Rita Williams (born January 14, 1976) is an American former professional basketball player in the Women's National Basketball Association (WNBA). She was the 13th pick in the 1998 WNBA draft, selected by the Washington Mystics. She attended Mitchell College, and played college basketball for the University of Connecticut.

==WNBA career==
During the 2000 expansion draft on December 15, 1999, Williams was selected by the Indiana Fever.

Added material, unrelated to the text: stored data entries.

#ifdef XD_STEPS
    unsigned long long xd_step_acc[8] = {0, 0, 0, 0, 0, 0, 0, 0}, xd_step_last = 0;
#endif
    auto step = [&](int ucb, int hso, int hso_next, float* hcur, float* hnxt, float* hthird_, auto PAR, auto S, auto FLAGS) {
        constexpr int par = decltype(PAR)::value, s = decltype(S)::value;
#ifdef XD_STEPS
        {
            const unsigned long long now = __builtin_readcyclecounter();
            if (xd_step_last != 0) xd_step_acc[(s + 7) & 7] += now - xd_step_last;
            xd_step_last = now;
        }
#endif
        constexpr bool first = (decltype(FLAGS)::value & XD_FIRST) != 0, early = (decltype(FLAGS)::value & XD_EARLY) != 0,
                       last = (decltype(FLAGS)::value & XD_LAST) != 0;
        const f32x16 xd_zero16 = {};
        constexpr int h = s >> 2, j = s & 3, slot = s & 1, nslot = slot ^ 1;
        constexpr int nh = s == 3 ? 1 : s == 7 ? 0 : h, nj = (j + 1) & 3;
        constexpr int rb = j == 0 ? 0 : j == 1 ? 2 : j == 2 ? 1 : 3;
        constexpr int prb = j == 0 ? 3 : j == 1 ? 0 : j == 2 ? 2 : 1;
        constexpr int rh = h ^ 1;
        constexpr int prh = j == 0 ? h : rh;
        constexpr bool col = !(last && h == 1), pcol = !(last && s >= 5), form = !(last && s == 7);
        const float* rsrc = h == 0 ? hcur : hnxt;
        const xf_f16x8 vh = frag(vhi[slot]), vl = frag(vlo[slot]);
        XD_MFMA0(par, h, j, 0, 1, vh);
        if (col) XD_IF(2, read_d_lo(rsrc, rh, rb));
        if (form) XD_IF(1, v_adds(nh, nj, 0));
        XD_FENCE();
        XD_MFMA0(par, h, j, 1, 1, vh);
        if (form) XD_IF(1, v_hi(nslot, 0));
        if (pcol) XD_IF(2, make_r(prb, 1, prh));
        XD_FENCE();
        XD_MFMA(par, h, j, 0, 0, vh);
        if (form) XD_IF(1, v_lo(nslot, 0));
        if (col) XD_IF(2, read_d_hi(rsrc, rh, rb));
        if (s == 4 && !last) dma_halo(hcur, hso, XdInt<0>{}, XdInt<4>{}, xrs_ring);
        if (early && !last && !(XD_EARLY_HALO == 2 && TWO) && s == 0) dma_halo(XD_EARLY_HALO == 2 ? hthird_ : hnxt, hso_next + (XD_EARLY_HALO == 2 ? 64 : 0), XdInt<0>{}, XdInt<4>{}, xrs);
        if (early && !last && !(XD_EARLY_HALO == 2 && TWO) && s == 1) dma_halo(XD_EARLY_HALO == 2 ? hthird_ : hnxt, hso_next + (XD_EARLY_HALO == 2 ? 64 : 0), XdInt<4>{}, XdInt<XD_NDMA>{}, xrs);
        XD_FENCE();
        XD_MFMA(par, h, j, 1, 0, vh);
        if (form) XD_IF(1, v_adds(nh, nj, 2));
        if (form) XD_IF(1, v_hi(nslot, 2));
        XD_FENCE();
        XD_MFMA(par, h, j, 0, 0, vl);
        if (form) XD_IF(1, v_lo(nslot, 2));
        if (!last && !(XD_ABLATE & 4)) {
            const int so = ubase[s >> 1] + ucb;
            U[par ^ 1][s >> 1][s & 1][0] = __builtin_bit_cast(xf_f16x8, __builtin_amdgcn_raw_buffer_load_b128(urs, lane16 + (s & 1) * HX_RB, so, 0));
            U[par ^ 1][s >> 1][s & 1][1] = __builtin_bit_cast(xf_f16x8, __builtin_amdgcn_raw_buffer_load_b128(urs, lane16 + (s & 1) * HX_RB + HX_PIECE, so, 0));
        }
        XD_FENCE();
        XD_MFMA(par, h, j, 1, 0, vl);
        if (col) XD_IF(2, make_r(rb, 0, rh));
        if (s == 3) {
            if (early) asm volatile("s_waitcnt vmcnt(%0)" ::"n"(XD_EARLY_HALO == 2 ? (last ? 0 : TWO ? 8 : 15) : (last ? 0 : 6)) : "memory");
            else asm volatile("s_waitcnt vmcnt(15)" ::: "memory");
            xd_lds_barrier();
        }
        if (s == 5 && !last) dma_halo(hcur, hso, XdInt<4>{}, XdInt<XD_NDMA>{}, xrs_ring);
        XD_FENCE();
    };
    float *hcur = hbuf0, *hnxt = hbuf0 + XD_HBUF_FLOATS, *hthird = hbuf0 + 2 * XD_HBUF_FLOATS;
    auto chunk = [&](int c, auto PAR, auto FLAGS) {
        const int ucb = (c + 1) * chunk_stride, hso = (c + 3 < K16 ? c + 3 : K16 - 1) * 64, hson = (c + 1) * 64;
        xrs_ring = __builtin_amdgcn_make_buffer_rsrc(const_cast<float*>(x), 0, c + 3 < K16 ? H * W * Cin * (int)sizeof(float) : 0, 0x00020000);
        step(ucb, hso, hson, hcur, hnxt, hthird, PAR, XdInt<0>{}, FLAGS); step(ucb, hso, hson, hcur, hnxt, hthird, PAR, XdInt<1>{}, FLAGS);
        step(ucb, hso, hson, hcur, hnxt, hthird, PAR, XdInt<2>{}, FLAGS); step(ucb, hso, hson, hcur, hnxt, hthird, PAR, XdInt<3>{}, FLAGS);
        step(ucb, hso, hson, hcur, hnxt, hthird, PAR, XdInt<4>{}, FLAGS); step(ucb, hso, hson, hcur, hnxt, hthird, PAR, XdInt<5>{}, FLAGS);
        step(ucb, hso, hson, hcur, hnxt, hthird, PAR, XdInt<6>{}, FLAGS); step(ucb, hso, hson, hcur, hnxt, hthird, PAR, XdInt<7>{}, FLAGS);
        float* const t = hcur; hcur = hnxt; hnxt = hthird; hthird = t;
    };

    float* const sc_lds = reinterpret_cast<float*>(smem_xf + XD_SC_OFFSET);
    const float* const uinv0 = reinterpret_cast<const float*>(ublob + (size_t)16 * K16 * u_rbt * HX_RB) + (size_t)(tid >> 4) * (u_rbt * 32) + 64 * cb + (tid & 15) * 4;
    int cm_src[2];
#pragma unroll
    for (int q = 0; q < 2; ++q) {
        const unsigned P = (unsigned)(tid + 256 * q);
        const unsigned hr = __umul24(P, 1928u) >> 16, hc = P - (unsigned)XF_HC * hr;
        const int gy = hy0 + (int)hr, gx = hx0 + (int)hc;
        const bool inb = (hr < (unsigned)X3_HR) & ((unsigned)gy < (unsigned)H) & ((unsigned)gx < (unsigned)W);
        cm_src[q] = inb ? (int)((__umul24((unsigned)gy, (unsigned)W) + (unsigned)gx) * 4u) : (int)0xFFFFFFF0u;
    }
    XD_FENCE();
    auto load_u1 = [&](auto J, auto CT, auto T) {
        constexpr int j = decltype(J)::value, ct = decltype(CT)::value, tt_ = decltype(T)::value;
        U[0][j][ct][tt_] = __builtin_bit_cast(xf_f16x8, __builtin_amdgcn_raw_buffer_load_b128(urs, lane16, ubase[j] + ct * HX_RB + tt_ * HX_PIECE, 0));
    };
    __builtin_amdgcn_raw_ptr_buffer_load_lds(mrs, (xd_lds_ptr)(smem_xf + XD_CM_OFFSET + (0 * 4 + wave_u) * 256), 4, cm_src[0], 0, 0, 0);
    halo_source(XdInt<0>{}); XD_FENCE();
    __builtin_amdgcn_raw_ptr_buffer_load_lds(mrs, (xd_lds_ptr)(smem_xf + XD_CM_OFFSET + (1 * 4 + wave_u) * 256), 4, cm_src[1], 0, 0, 0);
    halo_source(XdInt<1>{}); XD_FENCE();
    if (!(XD_ABLATE & 32)) load_u1(XdInt<0>{}, XdInt<0>{}, XdInt<0>{});
    halo_source(XdInt<2>{}); XD_FENCE();
    if (!(XD_ABLATE & 32)) load_u1(XdInt<0>{}, XdInt<0>{}, XdInt<1>{});
    halo_source(XdInt<3>{}); XD_FENCE();
    if (!(XD_ABLATE & 32)) load_u1(XdInt<0>{}, XdInt<1>{}, XdInt<0>{});
    halo_source(XdInt<4>{}); XD_FENCE();
    if (!(XD_ABLATE & 32)) load_u1(XdInt<0>{}, XdInt<1>{}, XdInt<1>{});
    halo_source(XdInt<5>{}); halo_source(XdInt<6>{}); XD_FENCE();
    if (!(XD_ABLATE & 32)) dma_halo(hcur, 0, XdInt<0>{}, XdInt<XD_NDMA>{}, xrs);
    __builtin_amdgcn_global_load_lds(uinv0, (xd_lds_ptr)(smem_xf + XD_SC_OFFSET + wave_u * 1024), 16, 0, 0);
    const xd_lds_ptr bias_lds = (xd_lds_ptr)(smem_xf + XD_SC_OFFSET + 4096);
    if (wave_u == 0 && lane < 16) __builtin_amdgcn_global_load_lds(bias + 64 * cb + 4 * lane, bias_lds, 16, 0, 0);
    XD_FENCE();
    if (!(XD_ABLATE & 32)) { load_u(0, XdInt<0>{}, XdInt<1>{}); load_u(0, XdInt<0>{}, XdInt<2>{}); load_u(0, XdInt<0>{}, XdInt<3>{}); }
    XD_FENCE();
    if (XD_EARLY_HALO != 1 && !(XD_ABLATE & 32)) {
        dma_halo(hnxt, 64, XdInt<0>{}, XdInt<XD_NDMA>{}, xrs);
        if (XD_EARLY_HALO == 0 && !TWO) dma_halo(hthird, 128, XdInt<0>{}, XdInt<XD_NDMA>{}, xrs);
    }
    XD_FENCE();
#ifdef XD_CLOCKS
    const unsigned long long xd_t_issued = __builtin_amdgcn_s_memrealtime();
#endif
    asm volatile("s_waitcnt vmcnt(%0)" ::"n"((XD_ABLATE & 32) ? 0 : 12 + (XD_EARLY_HALO == 1 ? 0 : XD_EARLY_HALO == 2 ? XD_NDMA : (TWO ? 1 : 2) * XD_NDMA)) : "memory");
    xd_lds_barrier();
    {
        const float* cm = reinterpret_cast<const float*>(smem_xf + XD_CM_OFFSET) + (2 * tyl) * XF_HC + 2 * txl;
#pragma unroll
        for (int h = 0; h < 2; ++h) {
            float dmax = 0.f;
#pragma unroll
            for (int a = 0; a < 4; ++a) {
                const xd_f32x2 u = *reinterpret_cast<const xd_f32x2*>(cm + (4 * h + a) * XF_HC);
                const xd_f32x2 v = *reinterpret_cast<const xd_f32x2*>(cm + (4 * h + a) * XF_HC + 2);
                dmax = fmaxf(fmaxf(dmax, fmaxf(u[0], u[1])), fmaxf(v[0], v[1]));
            }
            hx_row_scale(4.0f * dmax, mult[h], vinv[h]);
        }
    }
#ifdef XD_CLOCKS
    const unsigned long long xd_t_landed = __builtin_amdgcn_s_memrealtime();
#endif
#pragma unroll
    for (int bb = 0; bb < 4; ++bb) { read_d(hcur, 0, bb); make_r(bb, 0, 0); make_r(bb, 1, 0); }
    v_adds(0, 0, 0); v_hi(0, 0); v_lo(0, 0);
    v_adds(0, 0, 2); v_hi(0, 2); v_lo(0, 2);
#ifdef XD_CLOCKS
    const unsigned long long xd_t_loop = __builtin_amdgcn_s_memrealtime(), xd_c_loop = __builtin_readcyclecounter();
#endif
    chunk(0, XdInt<0>{}, XdInt<XD_FIRST | XD_EARLY>{});
#ifdef XD_CHUNK_CLOCKS
    const unsigned long long xd_c_k0 = __builtin_readcyclecounter();
    unsigned long long xd_c_k1 = xd_c_k0, xd_c_kl = xd_c_k0, xd_c_kl2 = xd_c_k0;
#endif
    if constexpr (TWO) {
        int one = 1;
        asm volatile("" : "+s"(one));
        for (int rep = 0; rep < one; ++rep) chunk(1, XdInt<1>{}, XdInt<(XD_EARLY_HALO == 1 ? XD_EARLY : 0) | XD_LAST>{});
    } else {
        chunk(1, XdInt<1>{}, XdInt<(XD_EARLY_HALO == 1 ? XD_EARLY : 0)>{});
#ifdef XD_CHUNK_CLOCKS
        xd_c_k1 = __builtin_readcyclecounter();
#endif
        for (int c = 2; c < K16 - 2; c += 2) {
            chunk(c, XdInt<0>{}, XdInt<0>{});
            chunk(c + 1, XdInt<1>{}, XdInt<0>{});
        }
#ifdef XD_CHUNK_CLOCKS
        xd_c_kl2 = __builtin_readcyclecounter();
#endif
        chunk(K16 - 2, XdInt<0>{}, XdInt<0>{});
#ifdef XD_CHUNK_CLOCKS
        xd_c_kl = __builtin_readcyclecounter();
#endif
        int one = 1;
        asm volatile("" : "+s"(one));
        for (int rep = 0; rep < one; ++rep) chunk(K16 - 1, XdInt<1>{}, XdInt<XD_LAST>{});
    }
#undef XD_MFMA
#undef XD_MFMA0
#undef XD_FENCE
#undef XD_IF
#ifdef XD_CLOCKS
    const unsigned long long xd_t_done = __builtin_amdgcn_s_memrealtime(), xd_c_done = __builtin_readcyclecounter();
#endif
    asm volatile("s_waitcnt vmcnt(0)" ::: "memory");
    __syncthreads();
#ifdef XD_CLOCKS
    const unsigned long long xd_t_e0 = __builtin_amdgcn_s_memrealtime();
#endif

    float* const ybuf = reinterpret_cast<float*>(smem_xf);
#pragma unroll
    for (int ct = 0; ct < 2; ++ct)
#pragma unroll
        for (int g = 0; g < 4; ++g) {
            const int co = 32 * ct + 8 * g + 4 * kh;
            f32x4 sb[4];
#pragma unroll
            for (int j = 0; j < 4; ++j) sb[j] = *reinterpret_cast<const f32x4*>(sc_lds + (4 * wave + j) * 64 + co);
#pragma unroll
            for (int h = 0; h < 2; ++h) {
                f32x4 a[4];
#pragma unroll
                for (int j = 0; j < 4; ++j) a[j] = f32x4{acc[h][j][ct][4 * g], acc[h][j][ct][4 * g + 1], acc[h][j][ct][4 * g + 2], acc[h][j][ct][4 * g + 3]};
                const f32x4 vi = {vinv[h], vinv[h], vinv[h], vinv[h]};
                const f32x4 y0 = __builtin_elementwise_fma(a[2], sb[2], __builtin_elementwise_fma(a[1], sb[1], a[0] * sb[0])) * vi;
                const f32x4 y1 = __builtin_elementwise_fma(a[3], -sb[3], __builtin_elementwise_fma(a[2], -sb[2], a[1] * sb[1])) * vi;
                float* dst = ybuf + ((((h * 4 + wave) * 2) * 32 + tl) * XD_MS) + co;
                *reinterpret_cast<f32x4*>(dst) = y0;
                *reinterpret_cast<f32x4*>(dst + 32 * XD_MS) = y1;
            }
        }
    __syncthreads();
#ifdef XD_CLOCKS
    const unsigned long long xd_t_e1 = __builtin_amdgcn_s_memrealtime();
#endif
    const int Ho = H >> 1, Wo = W >> 1;
    const float lowb = relu ? 0.f : -__builtin_inff();
    auto xmax = [](float a, float b) { float r; asm("v_max_f32 %0, %1, %2" : "=v"(r) : "v"(a), "v"(b)); return r; };
    const __amdgpu_buffer_rsrc_t yrs = __builtin_amdgcn_make_buffer_rsrc(y, 0, (POOL ? Ho * Wo : H * W) * Cout * (int)sizeof(float), 0x00020000);
    float pmv[POOL ? 4 : 16];
#pragma unroll
    for (int it = 0; it < 4; ++it) {
        const int item = tid + 256 * it;
        const int t = item >> 4, k = (item & 15) * 4;
        const int h = t >> 5, tt_ = t & 31;
        int sty, stx;
        xd_slot_tile(tt_, sty, stx);
        const int oty = 4 * by + 2 * h + sty, otx = XF_TC * bx + stx;
        const int kg = 64 * cb + k;
        const float* yp = ybuf + ((h * 4) * 2 * 32 + tt_) * XD_MS + k;
        f32x4 Y[4][2];
#pragma unroll
        for (int i = 0; i < 4; ++i)
#pragma unroll
            for (int bb = 0; bb < 2; ++bb) Y[i][bb] = *reinterpret_cast<const f32x4*>(yp + (i * 2 + bb) * (32 * XD_MS));
        const f32x4 bv = *reinterpret_cast<const f32x4*>(sc_lds + 1024 + k);
        f32x4 o[2][2];
#pragma unroll
        for (int bb = 0; bb < 2; ++bb) {
            o[0][bb] = ((Y[0][bb] + Y[1][bb]) + Y[2][bb]) + bv;
            o[1][bb] = xd_sub4(xd_sub4(Y[1][bb], Y[2][bb]), Y[3][bb]) + bv;
        }
        if constexpr (POOL) {
            f32x4 mx;
#pragma unroll
            for (int e = 0; e < 4; ++e) {
                float m3;
                asm("v_max3_f32 %0, %1, %2, %3" : "=v"(m3) : "v"(o[0][0][e]), "v"(o[0][1][e]), "v"(o[1][0][e]));
                asm("v_max3_f32 %0, %1, %2, %3" : "=v"(mx[e]) : "v"(m3), "v"(o[1][1][e]), "v"(lowb));
            }
            const bool live = (oty < Ho) & (otx < Wo);
            const int off = live ? ((oty * Wo + otx) * Cout + kg) * 4 : (int)0xFFFFFFF0u;
            __builtin_amdgcn_raw_buffer_store_b128(__builtin_bit_cast(xp_u32x4_t, mx), yrs, off, 0, 0);
            { float m3; asm("v_max3_f32 %0, %1, %2, %3" : "=v"(m3) : "v"(mx[0]), "v"(mx[1]), "v"(mx[2])); pmv[it] = xmax(m3, mx[3]); }
        } else {
            const int base = ((2 * oty * W + 2 * otx) * Cout + kg) * 4;
#pragma unroll
            for (int a = 0; a < 2; ++a) {
#pragma unroll
                for (int bb = 0; bb < 2; ++bb) {
                    const bool ok = (2 * oty + a < H) & (2 * otx + bb < W);
#pragma unroll
                    for (int e = 0; e < 4; ++e) o[a][bb][e] = xmax(o[a][bb][e], lowb);
                    const int off = ok ? base + (a * W + bb) * Cout * 4 : (int)0xFFFFFFF0u;
                    __builtin_amdgcn_raw_buffer_store_b128(__builtin_bit_cast(xp_u32x4_t, o[a][bb]), yrs, off, 0, 0);
                    { float m3; asm("v_max3_f32 %0, %1, %2, %3" : "=v"(m3) : "v"(o[a][bb][0]), "v"(o[a][bb][1]), "v"(o[a][bb][2])); pmv[it * 4 + a * 2 + bb] = xmax(m3, o[a][bb][3]); }
                }
            }
        }
    }
    if (cmax_out) {
        const int li = tid & 15, itl = li >> 2;
        const int t = (tid >> 4) + 16 * itl, h = t >> 5, tt_ = t & 31;
        int sty, stx;
        xd_slot_tile(tt_, sty, stx);
        const int oty = 4 * by + 2 * h + sty, otx = XF_TC * bx + stx;
        if constexpr (POOL) {
            const float pm = xd_rowmax16_scatter4(reinterpret_cast<const float (&)[4]>(pmv));
            const bool live = oty < gm.th && otx < gm.tw && oty < Ho && otx < Wo;
            if (live && (li & 3) == 0) atomicMax(reinterpret_cast<unsigned*>(cmax_out + (size_t)oty * Wo + otx), __float_as_uint(pm));
        } else {
            const float pm = xd_rowmax16_scatter16(reinterpret_cast<const float (&)[16]>(pmv));
            const int yy = 2 * oty + ((li >> 1) & 1), xx = 2 * otx + (li & 1);
            const bool ok = oty < gm.th && otx < gm.tw && yy < H && xx < W;
            if (ok) atomicMax(reinterpret_cast<unsigned*>(cmax_out + (size_t)yy * W + xx), __float_as_uint(pm));
        }
    }
#ifdef XD_PERSIST
    __syncthreads();
#endif
#ifdef XD_CLOCKS
    if (tid == 0) {
        const unsigned long long t_out = __builtin_amdgcn_s_memrealtime();
        float* rec = y_maps + (POOL ? (size_t)(H >> 1) * (W >> 1) : (size_t)H * W) * Cout + (size_t)blockIdx.x * 16;
        rec[0] = (float)(xd_t_loop - xd_t_in); rec[1] = (float)(xd_t_done - xd_t_loop); rec[2] = (float)(t_out - xd_t_done);
        rec[3] = (float)(xd_c_done - xd_c_loop); rec[4] = (float)(xd_t_in & 0xFFFFFF); rec[5] = (float)(t_out & 0xFFFFFF);
        rec[6] = (float)K16; rec[7] = 1.0f;
        rec[8] = (float)(xd_t_issued - xd_t_in); rec[9] = (float)(xd_t_landed - xd_t_issued); rec[10] = (float)(xd_t_loop - xd_t_landed);
        rec[11] = (float)(xd_t_e0 - xd_t_done); rec[12] = (float)(xd_t_e1 - xd_t_e0); rec[13] = (float)(t_out - xd_t_e1);
#ifdef XD_CHUNK_CLOCKS
        rec[8] = (float)(xd_c_k0 - xd_c_loop); rec[9] = (float)(xd_c_k1 - xd_c_k0); rec[10] = (float)(xd_c_kl2 - xd_c_k1);
        rec[11] = (float)(xd_c_kl - xd_c_kl2); rec[12] = (float)(xd_c_done - xd_c_kl);
#endif
#ifdef XD_STEPS
        for (int q = 0; q < 8; ++q) rec[8 + q] = (float)xd_step_acc[q];
#endif
    }
#endif
    }
}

In the 2000 WNBA season, Williams had the third most steals per game average (2.38). In the 2001 WNBA season, Williams became the first WNBA All-Star in Indiana Fever history.

==Career statistics==

===WNBA===
====Regular season====

WNBA regular season statistics
| Year | Team | GP | GS | MPG | FG% | 3P% | FT% | RPG | APG | SPG | BPG | TO | PPG |
| 1998 | Washington | 30° | 18 | 23.7 | .323 | .218 | .633 | 2.3 | 2.3 | 2.1 | 0.1 | 2.3 | 4.4 |
| 1999 | Washington | 31 | 0 | 10.1 | .500 | .559 | .639 | 1.2 | 1.0 | 0.7 | 0.0 | 0.8 | 3.4 |
| 2000 | Indiana | 32° | 29 | 31.7 | .409 | .374 | .731 | 3.0 | 3.2 | 2.4 | 0.1 | 2.2 | 11.0 |
| 2001 | Indiana | 32° | 29 | 32.6 | .392 | .376 | .838 | 3.3 | 3.6 | 2.3 | 0.3 | 3.1 | 11.9 |
| 2002 | Indiana | 20 | 1 | 24.2 | .289 | .254 | .735 | 1.9 | 2.2 | 1.1 | 0.1 | 1.5 | 6.0 |
| Houston | 9 | 0 | 9.4 | .455 | .333 | .700 | 0.7 | 0.8 | 1.2 | 0.0 | 1.1 | 2.1 |
| 2003 | Seattle | 32 | 0 | 11.9 | .373 | .256 | .733 | 0.7 | 1.3 | 0.4 | 0.0 | 0.8 | 2.4 |
| Career | 6 years, 4 teams | 186 | 77 | 21.7 | .380 | .339 | .742 | 2.0 | 2.2 | 1.5 | 0.1 | 1.8 | 6.4 |
| All-Star | 1 | 0 | 9.0 | .000 | .000 | — | 0.0 | 1.0 | 0.0 | 0.0 | 0.0 | 0.0 |

====Playoffs====

WNBA playoff statistics
| Year | Team | GP | GS | MPG | FG% | 3P% | FT% | RPG | APG | SPG | BPG | TO | PPG |
|---|---|---|---|---|---|---|---|---|---|---|---|---|---|
| 2002 | Houston | 3 | 0 | 23.0 | .320 | .286 | — | 2.0 | 2.3 | 1.0 | 0.0 | 0.3 | 6.7 |
| Career | 1 year, 1 team | 3 | 0 | 23.0 | .320 | .286 | — | 2.0 | 2.3 | 1.0 | 0.0 | 0.3 | 6.7 |

=== College ===

College statistics
| Year | Team | GP | GS | MPG | FG% | 3P% | FT% | RPG | APG | SPG | BPG | TO | PPG |
|---|---|---|---|---|---|---|---|---|---|---|---|---|---|
| 1995–96 | Connecticut | 30 | — | — | .381 | .211 | .519 | 1.6 | 0.8 | 1.1 | 0.0 | — | 2.6 |
| 1996–97 | Connecticut | 34 | — | — | .354 | .200 | .552 | 3.7 | 3.3 | 3.1 | 0.2 | — | 7.2 |
| 1997–98 | Connecticut | 37 | — | — | .408 | .353 | .673 | 3.3 | 4.0 | 2.9 | 0.1 | — | 10.2 |
| Career |  | 101 | — | — | .384 | .301 | .601 | 2.9 | 2.8 | 2.5 | 0.1 | — | 6.9 |

==Personal life==
Williams earned a degree in sociology from University of Connecticut.